2

Just finished an exam but I couldn't solve the following task:

Show that following holds true for all $n \in \mathbb{N}$:

$7^{2(n^2 +n)} \equiv 1 \mod 60$

I've tried to show that the exponent is a multiple of $\varphi(60) = 16$ and then use $a^{\varphi(n)} \equiv 1 \mod n$ but I guess that's wrong, or at least it didn't take me any further.

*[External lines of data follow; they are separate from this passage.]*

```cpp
#define WFS_OK 0
#define WFS_EINVAL 1
#define WFS_EOVERFLOW 2
#define WFS_EHIP 3
#define WFS_EWORKSPACE 4

#define WFS_F32 0
#define WFS_BF16 1
#define WFS_F16 2

#define WFS_MAX_DIM 4

#define WFS_ABI_VERSION 6
int wfs_abi_version(void);
const char *wfs_last_error(void);
// ... 146 lines not shown

int wfs_to_dense_bwd_mapped(const void *dY, const uint32_t *ticket, const int32_t *slot_id, int64_t M,
                            const int64_t *m_dev, int32_t batch_size, int64_t V, int32_t C, void *dX, int32_t dtype,
                            void *stream);

int wfs_sparse_head_ok(int32_t batch, int64_t V, int32_t C, int32_t O, int32_t dtype);
size_t wfs_sparse_head_workspace_bytes(int32_t batch, int64_t V, int32_t C, int32_t O);
int wfs_sparse_head_fwd(const void *X, const uint32_t *ticket, const int32_t *slot_id, int64_t M,
                        const int64_t *m_dev, int32_t batch, int64_t V, int32_t C, const float *W,
                        const float *bias, int32_t O, float *Y, int32_t dtype, void *workspace,
                        size_t workspace_bytes, void *stream);
int wfs_sparse_head_bwd(const void *X, const float *G, const uint32_t *ticket, const int32_t *slot_id,
                        int64_t M, const int64_t *m_dev, int32_t batch, int64_t V, int32_t C, const float *W,
                        int32_t O, void *dX, float *dW, float *dB, int32_t dtype, void *workspace,
                        size_t workspace_bytes, wfs_dw_job *defer, void *stream);

size_t wfs_head_workspace_bytes(int64_t B, int64_t I, int32_t O);

int wfs_head_fwd(const void *X, int64_t B, int64_t I, const float *W, const float *bias, int32_t O,
                 float *Y, int32_t dtype, void *stream);

int wfs_head_bwd(const void *X, const float *G, int64_t B, int64_t I, const float *W, int32_t O,
                 void *dX, float *dW, float *dB, int32_t dtype, void *workspace, size_t workspace_bytes,
                 wfs_dw_job *defer, void *stream);



size_t wfs_tcn_lds_bytes(int32_t L, int32_t levels, int32_t backward);

int wfs_tcn_fwd(const void *X, int64_t N, int32_t L, const float *taps, const float *bias, int32_t levels,
// ... 86 lines not shown
```

waveformml_amd/_lib.py:

```python
import ctypes
import os

import torch

_HERE = os.path.dirname(os.path.abspath(__file__))
LIB_PATH = os.environ.get("WFS_LIB") or os.path.join(_HERE, "lib", "libwfsparse.so")

WFS_OK, WFS_EINVAL, WFS_EOVERFLOW, WFS_EHIP, WFS_EWORKSPACE = 0, 1, 2, 3, 4
WFS_F32, WFS_BF16, WFS_F16 = 0, 1, 2
WFS_MAX_DIM = 4
WFS_RNN_RELU, WFS_RNN_TANH = 0, 1
WFS_ABI_VERSION = 6
TIMER_GATHER_CONV, TIMER_GATHER_DW, TIMER_RULEBOOK, TIMER_CONV_BACKWARD = 0, 1, 2, 3

c_i32p = ctypes.POINTER(ctypes.c_int32)
c_i64p = ctypes.POINTER(ctypes.c_int64)
_vp, _i32, _i64, _sz = ctypes.c_void_p, ctypes.c_int32, ctypes.c_int64, ctypes.c_size_t
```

Has anybody a tip or trick on how to solve this?

Peter Phipps
  • 3,065
Algebruh
  • 600
  • 3
    First, check that it holds for $n = 1$. That is, verify manually that $7^4 \equiv 1$. Then, show that $n^2 + n$ is always even. – Doctor Who Aug 20 '20 at 20:21
  • 1
    You don't need $\phi(60)$. As $60=2^2\cdot3\cdot5$ it suffices, by the Chinese remainder theorem, to look at $\phi(5)$, $\phi(4)$ and $\phi(3)$. – Jyrki Lahtonen Aug 20 '20 at 20:24

2 Answers2

4

Yes, $n^2+n=n(n+1)$ is always even so $2n^2+2n$ is divisible by $4$, so $2n^2+2n=4k$ and $7^{2n^2+2n}=(7^4)^k=2401^k \equiv 1 \mod 60$.

markvs
  • 19,653
1

Actually, you just need to show the exponent is always a multiple of the multiplicative order of $7$ modulo $60$. Since this value has to divide $\varphi(60) = 16$, it must be a factor of $16$. As Doctor Who's question comment indicates, you can easily determine and verify the multiplicative order is $4$ since $7$ and $7^2 = 49$ don't work, but $7^4 = 2401 \equiv 1 \pmod{60}$ does work. You then just need to confirm $n^2 + n = n(n + 1)$ is always even, which is quite easy to do since either $n$ or $n + 1$ is even for all $n$.

John Omielan
  • 47,976